[Opening The data section]

# EthanD11/RS-VIO

Hardware: AMD Instinct MI355X
Metric: stereo frames/sec (tracker+BA) on 752×480 EuRoC stream; BA ms/iter at window=10 (higher is better)
Workload: dtype f32 (tracker) / f64 (BA)

## Files before the change

### rs-vio_amd/csrc/ba.hip

```cpp
#include <rccl/rccl.h>

#include <algorithm>
#include <chrono>
#include <cmath>
#include <cstdlib>
#include <cstring>
#include <string>
#include <sys/resource.h>
#include <numeric>
#include <stdexcept>
#include <vector>

#include "common.hpp"

#include "obs_pass.hpp"
#include "se3.hpp"
#include "wave.hpp"

#pragma clang fp contract(fast)

namespace rsvio {

namespace {

// ... 297 lines not shown
    const int i = blockIdx.x * blockDim.x + threadIdx.x;
    if (i < 7 * G.n_kf) {
        Wk.pose[0][i] = Wk.pose_init[i];
        Wk.pose[1][i] = Wk.pose_init[i];
    }
    if (i < 3 * G.n_lm) {
        Wk.pw[0][i] = Wk.pw_init[i];
        Wk.pw[1][i] = Wk.pw_init[i];
    }
    if (i == 0) {
        Wk.tick[1] = wall_clock64();
        *Wk.singular = 0;
        LmState s{};
        s.lambda = lambda0;
        s.nu = 2.0;
        *Wk.st = s;
    }
}

struct SlotLin {
    double V[6], gp[3], Wr[9], Ur[6], gr[3], cost;
};

__device__ __forceinline__ void slot_linearize(const Geometry& G, const Pose& P, const double p[3], int nobs,
                                               int cams, const double2 (&uvq)[2], bool fr, SlotLin& L) {
#pragma unroll
    for (int i = 0; i < 6; ++i) L.V[i] = 0.0;
#pragma unroll
    for (int i = 0; i < 3; ++i) L.gp[i] = 0.0;
#pragma unroll
    for (int i = 0; i < 9; ++i) L.Wr[i] = 0.0;
#pragma unroll
    for (int i = 0; i < 6; ++i) L.Ur[i] = 0.0;
#pragma unroll
    for (int i = 0; i < 3; ++i) L.gr[i] = 0.0;
    L.cost = 0.0;
#pragma unroll
    for (int o = 0; o < 2; ++o) {
        if (o >= nobs) break;
        double r[2], J[2][9];
        const double uv[2] = {uvq[o].x, uvq[o].y};
        linearize(p, P, G.TCB[(cams >> o) & 1].m, uv, r, J, true);
        double sq = r[0] * r[0] + r[1] * r[1], rho, wt;
        huber(sq, G.huber_delta, &rho, &wt);
        L.cost += 0.5 * rho;
        const double wr0 = wt * r[0], wr1 = wt * r[1];
        int k = 0;
#pragma unroll
        for (int a = 0; a < 3; ++a) {
#pragma unroll
            for (int c = a; c < 3; ++c) L.V[k++] += wt * (J[0][a] * J[0][c] + J[1][a] * J[1][c]);
            L.gp[a] += J[0][a] * wr0 + J[1][a] * wr1;
        }
        if (fr) {
            int u = 0;
#pragma unroll
            for (int a = 0; a < 3; ++a) {
#pragma unroll
                for (int c = 0; c < 3; ++c) L.Wr[a * 3 + c] += wt * (J[0][6 + a] * J[0][c] + J[1][6 + a] * J[1][c]);
#pragma unroll
                for (int c = a; c < 3; ++c) L.Ur[u++] += wt * (J[0][6 + a] * J[0][6 + c] + J[1][6 + a] * J[1][6 + c]);
                L.gr[a] += J[0][6 + a] * wr0 + J[1][6 + a] * wr1;
            }
        }
    }
}

__device__ __forceinline__ void wave_sync() {
// ... 2305 lines not shown
        if (i < n) {
            Wk.dc[i] = x[q];
            dcs[i] = x[q];
        }
    }
    __builtin_amdgcn_s_waitcnt(0xc07f);
    __builtin_amdgcn_wave_barrier();
    if (lane < G.n_kf) {
        double* qd = Wk.pose[1 - st->cur] + 7 * lane;
        if (fidx < 0) {
#pragma unroll
            for (int i = 0; i < 7; ++i) qd[i] = p7[i];
        } else {
            double qv[7];
            se3_plus(p7, dcs + 6 * fidx, qv);
#pragma unroll
            for (int i = 0; i < 7; ++i) qd[i] = qv[i];
        }
    }
    if (lane == 0) k5_result(st, 1, d2, gd);
    STAMP(5);
}

template <bool FUSED>
__device__ void k6_body(const Geometry& G, const Prob& Pr, const Work& Wk, int w, int lane, double (*sh)[64],
                        double (*shp)[64], double (*shs)[64], const P2P* PP = nullptr,
                        unsigned long long gen = 0, unsigned long long* k6tag = nullptr,
                        unsigned long long* k6part = nullptr) {
    const int s = 64 * w + lane;
    const int4 h0 = Pr.slot_hdr[2 * s], h1 = Pr.slot_hdr[2 * s + 1];
    const double2 uvq[2] = {Pr.slot_uv[2 * s], Pr.slot_uv[2 * s + 1]};
    const LmState* st = Wk.st;
    const bool act = h1.y > 0;
    const int kf = h0.x, l = h0.y, first = act ? h0.z : lane, nk = act ? h0.w : 1;
    const bool fr = h1.x >= 0;
    const int kfc = act ? kf : 0, lc = act ? l : 0, fc = (act && fr) ? h1.x : 0;
    double recb[2][18], Lmb[2][10], pcb[2][3], p7b[2][7], d6[6];
#pragma unroll
    for (int b = 0; b < 2; ++b) {
        const double2* wr = reinterpret_cast<const double2*>(Wk.raws[b] + (size_t)s * kRawF);
#pragma unroll
        for (int i = 0; i < 9; ++i) {
            const double2 x = wr[i];
            recb[b][2 * i] = x.x; recb[b][2 * i + 1] = x.y;
        }
        const double2* lr = reinterpret_cast<const double2*>(Wk.rawl[b] + (size_t)lc * kLmF);
#pragma unroll
        for (int i = 0; i < 5; ++i) {
            const double2 x = lr[i];
            Lmb[b][2 * i] = x.x; Lmb[b][2 * i + 1] = x.y;
        }
#pragma unroll
        for (int i = 0; i < 3; ++i) pcb[b][i] = Wk.pw[b][3 * lc + i];
#pragma unroll
        for (int i = 0; i < 7; ++i) p7b[b][i] = Wk.pose[b][7 * kfc + i];
    }
#pragma unroll
    for (int i = 0; i < 6; ++i) d6[i] = Wk.dc[6 * fc + i];
    const int done = st->done, solve_ok = st->solve_ok, cur = st->cur;
    const double lambda = st->lambda;
#pragma unroll
    for (int b = 0; b < 2; ++b) {
#pragma unroll
        for (int i = 0; i < 18; ++i) __asm__ volatile("" ::"v"(recb[b][i]));
#pragma unroll
        for (int i = 0; i < 10; ++i) __asm__ volatile("" ::"v"(Lmb[b][i]));
#pragma unroll
        for (int i = 0; i < 3; ++i) __asm__ volatile("" ::"v"(pcb[b][i]));
#pragma unroll
        for (int i = 0; i < 7; ++i) __asm__ volatile("" ::"v"(p7b[b][i]));
    }
    if (done || !solve_ok) return;
    STAMP(20);
    RTSTAMP(7);
    double Wv[18], Lm[10], pc[3], p7[7];
    {
        double rec[18];
#pragma unroll
        for (int i = 0; i < 18; ++i) rec[i] = cur ? recb[1][i] : recb[0][i];
        slot_w(rec, Wv);
#pragma unroll
        for (int i = 0; i < 10; ++i) Lm[i] = cur ? Lmb[1][i] : Lmb[0][i];
#pragma unroll
        for (int i = 0; i < 3; ++i) pc[i] = cur ? pcb[1][i] : pcb[0][i];
#pragma unroll
        for (int i = 0; i < 7; ++i) p7[i] = cur ? p7b[0][i] : p7b[1][i];
    }
    double t3[3] = {0.0, 0.0, 0.0};
    if (act && fr) {
#pragma unroll
        for (int c = 0; c < 3; ++c) {
            double acc = 0.0;
#pragma unroll
// ... 17 lines not shown
        double* pt = Wk.pw[1 - cur] + 3 * l;
        double dp2 = 0.0, gpdp = 0.0, p2 = 0.0;
#pragma unroll
        for (int c = 0; c < 3; ++c) {
            const double dp = (Vi[c][0] * rhs[0] + Vi[c][1] * rhs[1]) + Vi[c][2] * rhs[2];
            const double p = pc[c];
            const double q = p + dp;
            shp[c][lane] = q;
            pt[c] = q;
            dp2 += dp * dp;
            gpdp += Lm[LG + c] * dp;
            p2 += p * p;
        }
        shs[1][lane] = dp2;
        shs[2][lane] = gpdp;
        shs[3][lane] = p2;
    }
    if constexpr (FUSED) wave_sync(); else __syncthreads();
    STAMP(23);
    SlotLin L;
    if (act) {
        const Pose P = pose_from7(p7);
        const double q[3] = {shp[0][first], shp[1][first], shp[2][first]};
        slot_linearize(G, P, q, h1.y, h1.z, uvq, fr, L);
    } else {
        const Pose P{};
        const double q[3] = {0.0, 0.0, 1.0};
        slot_linearize(G, P, q, 0, 0, uvq, false, L);
    }
    shs[0][lane] = L.cost;
    if constexpr (FUSED) wave_sync(); else __syncthreads();
    STAMP(24);
    store_linearization<FUSED>(Wk, 1 - cur, s, lane, act, fr, first, nk, l, L, sh);
    STAMP(25);
    {
        double v[kPartD];
#pragma unroll
        for (int i = 0; i < kPartD; ++i) v[i] = wave_sum_det(shs[i][lane]);
        if (lane == 0)
#pragma unroll
            for (int i = 0; i < kPartD; ++i) Wk.partD[w * kPartD + i] = v[i];
        if (k6tag && lane < kPartD) {
            double vl = v[0];
#pragma unroll
            for (int i = 1; i < kPartD; ++i) vl = lane == i ? v[i] : vl;
            const unsigned long long b = (unsigned long long)__double_as_longlong(vl), t = gen << 32;
            const size_t nw = (size_t)G.n_wave;
            __hip_atomic_store(k6tag + (2 * lane) * nw + w, (b & 0xffffffffull) | t, __ATOMIC_RELAXED,
                               __HIP_MEMORY_SCOPE_AGENT);
            __hip_atomic_store(k6tag + (2 * lane + 1) * nw + w, (b >> 32) | t, __ATOMIC_RELAXED,
                               __HIP_MEMORY_SCOPE_AGENT);
        }
        if (k6part && lane < kPartD) {
            double vl = v[0];
#pragma unroll
            for (int i = 1; i < kPartD; ++i) vl = lane == i ? v[i] : vl;
            __hip_atomic_store(k6part + (size_t)w * kPartD + lane, (unsigned long long)__double_as_longlong(vl),
                               __ATOMIC_RELAXED, __HIP_MEMORY_SCOPE_AGENT);
        }
        if (PP && lane < PP->nranks) {
            const int par = (int)(gen & 1);
            double* q = p2p_tval(PP->peer[lane], par, PP->rank, w);
            q[0] = v[0]; q[1] = v[1]; q[2] = v[2]; q[3] = v[3];
            __threadfence_system();
            __hip_atomic_store(p2p_tflag(PP->peer[lane], par, PP->rank, w), gen, __ATOMIC_RELEASE,
                               __HIP_MEMORY_SCOPE_SYSTEM);
        }
    }
    STAMP(21);
    RTSTAMP(8);
}

__global__ __launch_bounds__(64) void ba_backsub_relinearize(Geometry G, Prob Pr, Work Wk) {
    __shared__ double sh[10][64];
    __shared__ double shp[3][64];
    __shared__ double shs[4][64];
    RTSTAMP(6);
    k6_body<false>(G, Pr, Wk, blockIdx.x, threadIdx.x, sh, shp, shs);
    RTSTAMP(9);
}

__global__ __launch_bounds__(64) void ba_backsub_relinearize_p2p(Geometry G, Prob Pr, Work Wk, P2P P,
                                                                 const unsigned long long* xgen) {
    __shared__ double sh[10][64];
    __shared__ double shp[3][64];
    __shared__ double shs[4][64];
    unsigned long long gen = *xgen;
    __asm__ volatile("" : "+s"(gen));
    k6_body<false>(G, Pr, Wk, blockIdx.x, threadIdx.x, sh, shp, shs, &P, gen);
}

template <int KU>
__device__ void k6_reduce_p2p(const Geometry& G, const Prob& Pr, const Work& Wk, const P2P& P,
                              unsigned long long* xgen, int* err, const unsigned long long* k6tag) {
    const int lane = threadIdx.x & 63;
    const LmState s = *Wk.st;
    const unsigned long long gen = *xgen + 1;
    if (s.done) return;
    const unsigned g32 = (unsigned)gen;
    const int nr = P.nranks, me = P.rank, par = (int)(gen & 1);
    const int el = 7 * G.n_kf - 1;
    double p0[3], p1[3];
// ... 200 lines not shown
    }
}

__global__ __launch_bounds__(64) void ba_reduce_trial(Geometry G, Prob Pr, Work Wk, int include_poses) {
    const LmState s = *Wk.st;
    if (s.done) return;
    double v[4];
    trial_scalars_wave(G, Pr, Wk, s, include_poses, v);
    if (threadIdx.x == 0)
        for (int k = 0; k < 4; ++k) Wk.trial4[k] = v[k];
}

constexpr int kK7Threads = 256;
#ifndef RSVIO_K7_BLOCKS
#define RSVIO_K7_BLOCKS 16
#endif
constexpr int kK7Blocks = RSVIO_K7_BLOCKS;
__device__ __forceinline__ void lm_decide_body(const Geometry& G, const Prob& Pr, const Work& Wk, int pre_reduced,
                                               const LmArgs& la, LmState* host, unsigned long long* htick,
                                               double* hout, const P2P* PP = nullptr,
                                               const unsigned long long* xgen = nullptr, int* err = nullptr) {
    STAMP(8);
    __shared__ LmState sd;
    if (threadIdx.x < 64) {
        const LmState d = lm_decide(G, Pr, Wk, Wk.st_prev, pre_reduced, la, PP, xgen, err);
        if (threadIdx.x == 0) {
            sd = d;
            if (blockIdx.x == 0) {
                LmState h = d;
                h.p2p_err = Wk.p2p_err ? *Wk.p2p_err : 0;
                *Wk.st = d;
                *host = h;
            }
        }
    }
    __syncthreads();
    const LmState s = sd;
    if (hout && s.done) {
        const double* pose = Wk.pose[s.cur];
        const double* pw = Wk.pw[s.cur];
        const int np = 7 * G.n_kf, n = np + 3 * G.n_lm;
        const int per = (((n + (int)gridDim.x - 1) / (int)gridDim.x) + 1) & ~1;
        const int i0 = (int)blockIdx.x * per, i1 = min(n, i0 + per);
        for (int i = i0 + 2 * (int)threadIdx.x; i < i1; i += 2 * kK7Threads) {
            const double a = i < np ? pose[i] : pw[i - np];
            if (i + 1 < i1) {
                const double b = i + 1 < np ? pose[i + 1] : pw[i + 1 - np];
                *reinterpret_cast<double2*>(hout + i) = make_double2(a, b);
            } else {
                hout[i] = a;
            }
        }
        __threadfence_system();
        __syncthreads();
        if (threadIdx.x == 0)
            __hip_atomic_store(htick + 4 + blockIdx.x, Wk.tick[1], __ATOMIC_RELEASE, __HIP_MEMORY_SCOPE_SYSTEM);
    }
    if (blockIdx.x == 0 && threadIdx.x == 0) {
        const unsigned long long t = Wk.tick[0] + 1;
        Wk.tick[0] = t;
        htick[1] = Wk.tick[1];
        htick[2] = wall_clock64();
        __threadfence_system();
        __hip_atomic_store(htick, t, __ATOMIC_RELEASE, __HIP_MEMORY_SCOPE_SYSTEM);
    }
    STAMP(10);
}

__global__ __launch_bounds__(kK7Threads) void ba_lm_decide(Geometry G, Prob Pr, Work Wk, int pre_reduced, LmArgs la,
                                                           LmState* host, unsigned long long* htick, double* hout) {
    lm_decide_body(G, Pr, Wk, pre_reduced, la, host, htick, hout);
}

__global__ __launch_bounds__(kK7Threads) void ba_lm_decide_p2p(Geometry G, Prob Pr, Work Wk, LmArgs la, LmState* host,
                                                               unsigned long long* htick, double* hout, P2P P,
                                                               const unsigned long long* xgen, int* err, int mode) {
    lm_decide_body(G, Pr, Wk, mode, la, host, htick, hout, &P, xgen, err);
}

// ... 46 lines not shown
template <int NF>
__global__ __launch_bounds__(64 * kBkWaves) void bab_camera_solve_blk(const WinDesc* __restrict__ D, int wi) {
    const WinDesc& d = D[blockIdx.x];
    const int skip = d.skip;
    const Prob Pr = d.Pr;
    const Work& Wk = d.W[wi];
    desc_touch(Pr.free_idx, Pr.dmap, Wk.pose[0], Wk.pose[1], Wk.cpart, Wk.partA, Wk.singular, Wk.st);
    if (skip) return;
    camera_solve_blk_body<NF>(d.G, Pr, Wk, 1);
}

__global__ __launch_bounds__(64) void bab_backsub_relinearize(const WinDesc* __restrict__ D, int wi) {
    const WinDesc& d = D[blockIdx.y];
    const int skip = d.skip, bound = d.G.n_wave;
    const Prob Pr = d.Pr;
    const Work& Wk = d.W[wi];
    desc_touch(Pr.slot_hdr, Pr.slot_uv, Wk.st, Wk.raws[0], Wk.raws[1], Wk.rawl[0], Wk.rawl[1], Wk.pw[0], Wk.pw[1],
               Wk.pose[0], Wk.pose[1], Wk.dc);
    if (skip | ((int)blockIdx.x >= bound)) return;
    __shared__ double sh[10][64];
    __shared__ double shp[3][64];
    __shared__ double shs[4][64];
    k6_body<false>(d.G, Pr, Wk, blockIdx.x, threadIdx.x, sh, shp, shs);
}

__global__ __launch_bounds__(kK7Threads) void bad_lm_decide(const WinDesc* __restrict__ D, int wi, LmArgs la,
                                                            LmState* host, unsigned long long* htick, double* hout) {
    const WinDesc& d = D[0];
    const Prob Pr = d.Pr;
    const Work& Wk = d.W[wi];
    lm_decide_body(d.G, Pr, Wk, 0, la, host, htick, hout);
}
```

[Closing The data section]

→ Task requirements: Show every line in the records above that contains the word "return".

→ Output for this task:
    if (done || !solve_ok) return;
    if (s.done) return;
    if (s.done) return;
    if (skip) return;
    if (skip | ((int)blockIdx.x >= bound)) return;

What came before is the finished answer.